[Opening DATA UNDER STUDY section]

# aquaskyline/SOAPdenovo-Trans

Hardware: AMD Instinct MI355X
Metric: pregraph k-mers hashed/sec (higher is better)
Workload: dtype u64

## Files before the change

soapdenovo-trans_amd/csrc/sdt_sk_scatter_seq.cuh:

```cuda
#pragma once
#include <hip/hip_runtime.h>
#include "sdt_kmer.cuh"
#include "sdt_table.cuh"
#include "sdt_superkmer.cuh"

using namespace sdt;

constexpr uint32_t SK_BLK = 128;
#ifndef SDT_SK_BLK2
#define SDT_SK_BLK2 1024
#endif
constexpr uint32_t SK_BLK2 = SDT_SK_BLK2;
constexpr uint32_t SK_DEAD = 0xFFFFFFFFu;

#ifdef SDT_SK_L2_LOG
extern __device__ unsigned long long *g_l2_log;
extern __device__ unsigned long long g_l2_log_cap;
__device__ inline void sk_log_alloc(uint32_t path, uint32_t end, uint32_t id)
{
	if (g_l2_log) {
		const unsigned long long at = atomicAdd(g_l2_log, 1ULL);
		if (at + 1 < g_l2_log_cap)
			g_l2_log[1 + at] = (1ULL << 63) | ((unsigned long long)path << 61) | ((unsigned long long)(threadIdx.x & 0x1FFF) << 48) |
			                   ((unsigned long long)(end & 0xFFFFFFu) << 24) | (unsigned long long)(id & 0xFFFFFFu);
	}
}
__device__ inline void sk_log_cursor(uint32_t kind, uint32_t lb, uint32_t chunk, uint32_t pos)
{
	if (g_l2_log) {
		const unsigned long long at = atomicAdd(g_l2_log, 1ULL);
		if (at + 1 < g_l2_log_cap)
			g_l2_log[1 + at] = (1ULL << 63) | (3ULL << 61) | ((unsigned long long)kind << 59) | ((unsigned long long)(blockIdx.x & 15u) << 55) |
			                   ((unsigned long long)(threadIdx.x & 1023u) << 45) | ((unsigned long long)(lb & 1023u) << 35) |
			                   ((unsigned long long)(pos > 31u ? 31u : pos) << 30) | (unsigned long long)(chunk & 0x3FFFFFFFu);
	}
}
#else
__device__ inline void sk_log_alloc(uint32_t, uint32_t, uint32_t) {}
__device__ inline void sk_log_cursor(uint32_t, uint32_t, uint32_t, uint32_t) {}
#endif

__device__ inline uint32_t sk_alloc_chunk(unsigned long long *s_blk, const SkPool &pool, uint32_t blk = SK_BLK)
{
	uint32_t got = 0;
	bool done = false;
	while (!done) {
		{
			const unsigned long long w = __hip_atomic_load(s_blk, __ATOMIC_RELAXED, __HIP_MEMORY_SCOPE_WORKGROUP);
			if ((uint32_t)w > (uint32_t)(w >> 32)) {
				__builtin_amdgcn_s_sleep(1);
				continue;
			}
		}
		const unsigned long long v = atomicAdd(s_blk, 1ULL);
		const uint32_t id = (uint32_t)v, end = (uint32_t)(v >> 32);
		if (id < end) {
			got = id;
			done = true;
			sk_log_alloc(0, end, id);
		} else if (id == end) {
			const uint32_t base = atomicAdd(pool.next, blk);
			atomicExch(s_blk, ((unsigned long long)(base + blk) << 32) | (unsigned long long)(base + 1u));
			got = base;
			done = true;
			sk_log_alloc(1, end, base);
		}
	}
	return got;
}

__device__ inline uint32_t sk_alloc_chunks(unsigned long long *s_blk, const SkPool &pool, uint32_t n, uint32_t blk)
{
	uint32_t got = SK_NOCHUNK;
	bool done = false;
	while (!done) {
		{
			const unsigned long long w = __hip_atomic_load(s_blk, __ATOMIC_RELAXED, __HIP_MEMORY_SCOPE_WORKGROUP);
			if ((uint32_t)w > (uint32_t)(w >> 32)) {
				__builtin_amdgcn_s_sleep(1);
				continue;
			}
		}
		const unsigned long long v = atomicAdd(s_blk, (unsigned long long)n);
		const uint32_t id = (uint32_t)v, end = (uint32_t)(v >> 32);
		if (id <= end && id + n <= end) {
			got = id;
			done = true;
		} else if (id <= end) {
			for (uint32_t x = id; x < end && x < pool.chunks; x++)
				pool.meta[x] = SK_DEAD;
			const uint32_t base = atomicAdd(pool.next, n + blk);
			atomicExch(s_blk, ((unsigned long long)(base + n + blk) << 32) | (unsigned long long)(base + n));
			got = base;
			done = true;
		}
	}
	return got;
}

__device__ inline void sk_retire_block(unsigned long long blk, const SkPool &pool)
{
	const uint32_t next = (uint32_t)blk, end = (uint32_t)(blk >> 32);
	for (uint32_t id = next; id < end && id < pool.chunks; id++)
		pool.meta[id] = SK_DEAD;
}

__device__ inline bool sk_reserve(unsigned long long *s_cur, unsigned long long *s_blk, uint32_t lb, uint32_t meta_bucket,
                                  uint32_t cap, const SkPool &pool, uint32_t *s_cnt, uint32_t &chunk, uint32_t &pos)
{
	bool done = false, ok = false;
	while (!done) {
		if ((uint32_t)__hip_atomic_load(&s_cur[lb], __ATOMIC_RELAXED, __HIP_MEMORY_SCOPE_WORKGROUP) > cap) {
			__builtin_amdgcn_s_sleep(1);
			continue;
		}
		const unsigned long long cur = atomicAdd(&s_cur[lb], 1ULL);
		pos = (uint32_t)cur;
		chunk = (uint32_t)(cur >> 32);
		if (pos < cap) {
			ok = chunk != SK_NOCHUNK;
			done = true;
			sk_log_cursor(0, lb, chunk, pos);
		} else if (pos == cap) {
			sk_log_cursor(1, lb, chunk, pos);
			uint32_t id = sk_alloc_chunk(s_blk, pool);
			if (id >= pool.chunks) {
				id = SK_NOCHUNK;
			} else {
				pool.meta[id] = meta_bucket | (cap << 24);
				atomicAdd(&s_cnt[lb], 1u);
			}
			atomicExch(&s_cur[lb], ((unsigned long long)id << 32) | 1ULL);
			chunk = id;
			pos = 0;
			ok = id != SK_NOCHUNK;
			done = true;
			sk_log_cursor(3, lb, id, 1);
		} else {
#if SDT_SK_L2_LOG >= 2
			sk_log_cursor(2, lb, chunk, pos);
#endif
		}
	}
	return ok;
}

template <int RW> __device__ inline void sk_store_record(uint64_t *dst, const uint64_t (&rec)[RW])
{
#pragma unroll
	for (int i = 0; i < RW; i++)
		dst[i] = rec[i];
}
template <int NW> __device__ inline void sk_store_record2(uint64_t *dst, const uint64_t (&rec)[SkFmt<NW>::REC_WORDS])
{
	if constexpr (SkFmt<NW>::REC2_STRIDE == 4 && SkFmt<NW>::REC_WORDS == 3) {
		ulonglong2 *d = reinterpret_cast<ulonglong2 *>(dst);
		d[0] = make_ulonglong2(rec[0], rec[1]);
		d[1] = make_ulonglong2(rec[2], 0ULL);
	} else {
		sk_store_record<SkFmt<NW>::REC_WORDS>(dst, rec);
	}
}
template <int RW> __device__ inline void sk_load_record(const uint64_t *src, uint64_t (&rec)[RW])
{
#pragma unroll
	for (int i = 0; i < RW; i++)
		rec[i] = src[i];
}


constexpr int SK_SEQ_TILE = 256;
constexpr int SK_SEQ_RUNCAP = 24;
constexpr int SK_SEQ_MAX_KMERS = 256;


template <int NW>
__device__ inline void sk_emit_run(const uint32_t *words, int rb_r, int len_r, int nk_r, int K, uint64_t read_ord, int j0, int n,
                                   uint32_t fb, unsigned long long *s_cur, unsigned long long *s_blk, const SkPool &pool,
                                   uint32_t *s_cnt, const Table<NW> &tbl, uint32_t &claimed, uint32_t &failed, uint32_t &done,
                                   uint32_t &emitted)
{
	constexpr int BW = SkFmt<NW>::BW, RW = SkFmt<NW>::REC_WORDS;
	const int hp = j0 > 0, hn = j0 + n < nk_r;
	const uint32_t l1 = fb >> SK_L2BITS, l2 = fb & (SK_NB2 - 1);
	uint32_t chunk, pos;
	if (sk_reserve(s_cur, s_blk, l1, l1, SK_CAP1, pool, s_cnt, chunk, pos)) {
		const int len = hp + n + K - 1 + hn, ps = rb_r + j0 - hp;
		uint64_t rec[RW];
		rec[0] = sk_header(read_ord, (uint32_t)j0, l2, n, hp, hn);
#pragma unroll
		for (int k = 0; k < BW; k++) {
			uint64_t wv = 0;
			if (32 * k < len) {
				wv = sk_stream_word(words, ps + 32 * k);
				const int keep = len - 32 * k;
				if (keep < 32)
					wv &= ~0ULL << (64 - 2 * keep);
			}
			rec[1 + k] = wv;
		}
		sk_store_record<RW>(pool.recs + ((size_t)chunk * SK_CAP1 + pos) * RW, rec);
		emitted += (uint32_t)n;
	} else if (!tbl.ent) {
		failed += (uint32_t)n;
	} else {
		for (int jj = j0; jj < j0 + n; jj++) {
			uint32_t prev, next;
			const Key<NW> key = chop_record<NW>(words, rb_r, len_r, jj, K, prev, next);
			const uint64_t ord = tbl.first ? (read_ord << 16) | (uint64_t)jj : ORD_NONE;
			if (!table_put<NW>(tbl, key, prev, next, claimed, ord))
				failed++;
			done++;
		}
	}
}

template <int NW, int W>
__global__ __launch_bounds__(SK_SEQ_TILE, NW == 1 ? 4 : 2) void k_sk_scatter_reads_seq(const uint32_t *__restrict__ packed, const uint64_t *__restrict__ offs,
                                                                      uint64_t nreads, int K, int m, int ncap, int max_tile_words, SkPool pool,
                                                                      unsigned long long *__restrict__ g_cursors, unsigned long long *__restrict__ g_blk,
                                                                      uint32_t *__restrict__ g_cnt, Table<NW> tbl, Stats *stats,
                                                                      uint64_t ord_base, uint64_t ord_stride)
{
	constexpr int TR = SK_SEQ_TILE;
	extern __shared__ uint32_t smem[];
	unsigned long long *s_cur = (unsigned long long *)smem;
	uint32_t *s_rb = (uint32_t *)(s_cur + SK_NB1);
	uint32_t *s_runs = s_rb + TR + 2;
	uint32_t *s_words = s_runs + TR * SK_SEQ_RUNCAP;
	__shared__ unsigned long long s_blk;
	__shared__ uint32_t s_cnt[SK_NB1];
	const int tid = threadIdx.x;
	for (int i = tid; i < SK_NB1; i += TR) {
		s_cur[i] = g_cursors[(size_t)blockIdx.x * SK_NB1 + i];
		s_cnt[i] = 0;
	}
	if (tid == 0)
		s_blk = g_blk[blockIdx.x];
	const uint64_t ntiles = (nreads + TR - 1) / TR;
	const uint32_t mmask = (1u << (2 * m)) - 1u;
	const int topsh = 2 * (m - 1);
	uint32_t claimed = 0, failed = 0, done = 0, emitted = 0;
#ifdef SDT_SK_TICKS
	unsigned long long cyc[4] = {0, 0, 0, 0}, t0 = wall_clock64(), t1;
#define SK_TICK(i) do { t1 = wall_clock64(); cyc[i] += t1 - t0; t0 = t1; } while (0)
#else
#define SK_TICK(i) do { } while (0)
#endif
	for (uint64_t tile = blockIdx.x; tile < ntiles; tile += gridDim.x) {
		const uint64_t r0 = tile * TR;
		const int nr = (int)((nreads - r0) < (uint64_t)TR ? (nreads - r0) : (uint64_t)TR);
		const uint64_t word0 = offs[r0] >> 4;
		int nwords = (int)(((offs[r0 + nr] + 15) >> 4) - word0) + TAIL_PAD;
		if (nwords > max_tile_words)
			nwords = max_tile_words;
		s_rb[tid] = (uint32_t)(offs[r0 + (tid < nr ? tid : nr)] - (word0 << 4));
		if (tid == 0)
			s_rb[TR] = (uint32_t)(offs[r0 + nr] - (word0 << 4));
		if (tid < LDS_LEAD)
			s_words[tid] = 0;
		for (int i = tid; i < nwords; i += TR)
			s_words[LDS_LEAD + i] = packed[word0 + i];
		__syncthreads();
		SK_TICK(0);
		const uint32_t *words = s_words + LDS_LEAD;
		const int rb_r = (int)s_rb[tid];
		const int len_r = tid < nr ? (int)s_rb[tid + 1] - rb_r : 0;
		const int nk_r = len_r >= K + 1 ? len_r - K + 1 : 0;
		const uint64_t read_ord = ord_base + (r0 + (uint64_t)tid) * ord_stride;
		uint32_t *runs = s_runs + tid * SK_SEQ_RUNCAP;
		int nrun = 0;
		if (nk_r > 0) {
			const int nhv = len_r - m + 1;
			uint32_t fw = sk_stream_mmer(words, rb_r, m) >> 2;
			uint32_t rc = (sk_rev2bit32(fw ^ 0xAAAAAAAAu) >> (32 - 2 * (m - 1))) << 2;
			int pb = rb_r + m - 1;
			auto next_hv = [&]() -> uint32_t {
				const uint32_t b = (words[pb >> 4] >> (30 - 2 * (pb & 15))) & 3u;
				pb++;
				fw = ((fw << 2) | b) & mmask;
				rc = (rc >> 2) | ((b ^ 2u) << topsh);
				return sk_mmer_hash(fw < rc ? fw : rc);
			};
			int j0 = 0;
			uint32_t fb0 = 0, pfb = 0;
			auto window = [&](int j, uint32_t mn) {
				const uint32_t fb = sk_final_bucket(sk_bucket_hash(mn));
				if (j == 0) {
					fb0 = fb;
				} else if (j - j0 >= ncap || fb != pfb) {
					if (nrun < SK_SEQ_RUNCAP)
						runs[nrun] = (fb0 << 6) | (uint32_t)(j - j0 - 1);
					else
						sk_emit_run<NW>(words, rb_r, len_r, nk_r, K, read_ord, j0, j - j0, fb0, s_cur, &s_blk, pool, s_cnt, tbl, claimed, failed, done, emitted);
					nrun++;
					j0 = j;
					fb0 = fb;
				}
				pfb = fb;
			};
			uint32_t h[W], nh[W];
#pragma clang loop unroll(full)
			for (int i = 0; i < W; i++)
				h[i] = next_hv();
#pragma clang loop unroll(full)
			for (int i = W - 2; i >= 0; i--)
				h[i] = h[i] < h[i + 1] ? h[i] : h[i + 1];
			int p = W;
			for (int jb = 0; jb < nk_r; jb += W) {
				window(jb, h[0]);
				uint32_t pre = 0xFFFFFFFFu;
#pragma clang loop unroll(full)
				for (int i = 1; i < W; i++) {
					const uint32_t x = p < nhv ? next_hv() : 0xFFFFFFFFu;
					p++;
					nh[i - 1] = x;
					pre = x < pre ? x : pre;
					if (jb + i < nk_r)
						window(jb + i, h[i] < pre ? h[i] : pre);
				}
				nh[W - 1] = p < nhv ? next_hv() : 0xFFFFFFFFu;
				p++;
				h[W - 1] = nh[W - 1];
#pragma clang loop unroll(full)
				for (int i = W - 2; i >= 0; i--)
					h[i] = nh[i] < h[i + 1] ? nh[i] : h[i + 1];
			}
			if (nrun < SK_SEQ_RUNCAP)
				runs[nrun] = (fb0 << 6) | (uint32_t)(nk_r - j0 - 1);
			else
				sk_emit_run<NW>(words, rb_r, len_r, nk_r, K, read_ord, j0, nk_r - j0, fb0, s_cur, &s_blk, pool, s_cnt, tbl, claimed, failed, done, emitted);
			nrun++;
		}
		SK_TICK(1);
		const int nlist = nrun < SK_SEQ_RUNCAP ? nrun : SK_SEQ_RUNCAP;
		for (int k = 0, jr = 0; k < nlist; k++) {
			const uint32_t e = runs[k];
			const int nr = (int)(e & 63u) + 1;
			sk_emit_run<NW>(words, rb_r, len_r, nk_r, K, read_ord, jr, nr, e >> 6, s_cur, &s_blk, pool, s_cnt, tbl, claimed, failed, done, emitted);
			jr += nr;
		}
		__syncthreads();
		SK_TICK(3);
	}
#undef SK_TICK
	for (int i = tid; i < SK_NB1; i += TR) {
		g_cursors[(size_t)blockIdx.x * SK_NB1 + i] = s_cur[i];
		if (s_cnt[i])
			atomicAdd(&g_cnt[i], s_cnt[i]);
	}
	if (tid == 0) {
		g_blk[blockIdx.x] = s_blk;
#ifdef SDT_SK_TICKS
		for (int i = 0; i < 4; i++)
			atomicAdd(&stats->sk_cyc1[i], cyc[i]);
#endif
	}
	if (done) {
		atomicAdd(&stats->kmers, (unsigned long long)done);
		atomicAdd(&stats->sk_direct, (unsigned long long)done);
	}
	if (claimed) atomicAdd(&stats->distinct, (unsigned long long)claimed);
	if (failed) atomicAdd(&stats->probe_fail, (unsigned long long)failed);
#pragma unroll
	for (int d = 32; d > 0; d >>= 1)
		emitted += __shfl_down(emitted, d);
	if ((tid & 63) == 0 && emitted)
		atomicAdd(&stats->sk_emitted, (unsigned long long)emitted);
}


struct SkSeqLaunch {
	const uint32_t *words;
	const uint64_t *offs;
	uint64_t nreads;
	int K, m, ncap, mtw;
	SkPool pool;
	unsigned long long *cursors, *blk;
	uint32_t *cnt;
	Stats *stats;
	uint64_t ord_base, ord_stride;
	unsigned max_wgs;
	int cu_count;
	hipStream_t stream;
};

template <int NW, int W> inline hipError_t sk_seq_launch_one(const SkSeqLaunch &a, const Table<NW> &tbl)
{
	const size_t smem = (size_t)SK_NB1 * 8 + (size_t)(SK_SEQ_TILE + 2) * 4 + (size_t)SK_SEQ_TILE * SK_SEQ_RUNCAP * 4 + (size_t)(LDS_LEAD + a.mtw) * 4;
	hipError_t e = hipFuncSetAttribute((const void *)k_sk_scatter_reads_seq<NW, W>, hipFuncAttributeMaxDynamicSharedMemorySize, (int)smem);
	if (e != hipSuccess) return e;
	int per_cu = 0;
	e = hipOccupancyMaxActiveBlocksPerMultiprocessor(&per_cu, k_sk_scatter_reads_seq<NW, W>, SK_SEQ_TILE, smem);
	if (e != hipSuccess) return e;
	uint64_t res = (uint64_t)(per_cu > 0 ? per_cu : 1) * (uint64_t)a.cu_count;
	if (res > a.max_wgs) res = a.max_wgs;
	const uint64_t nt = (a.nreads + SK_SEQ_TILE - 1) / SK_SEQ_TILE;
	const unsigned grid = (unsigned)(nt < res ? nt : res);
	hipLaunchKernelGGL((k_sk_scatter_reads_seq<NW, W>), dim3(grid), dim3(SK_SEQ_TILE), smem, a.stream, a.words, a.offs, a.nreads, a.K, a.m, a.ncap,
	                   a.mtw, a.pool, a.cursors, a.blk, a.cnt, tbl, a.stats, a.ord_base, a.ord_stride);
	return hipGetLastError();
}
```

[Closing DATA UNDER STUDY section]

Among the lines of the data above, find those with the word "atomicExch" and show them.

** EXERCISE ANSWER **
			atomicExch(s_blk, ((unsigned long long)(base + blk) << 32) | (unsigned long long)(base + 1u));
			atomicExch(s_blk, ((unsigned long long)(base + n + blk) << 32) | (unsigned long long)(base + n));
			atomicExch(&s_cur[lb], ((unsigned long long)id << 32) | 1ULL);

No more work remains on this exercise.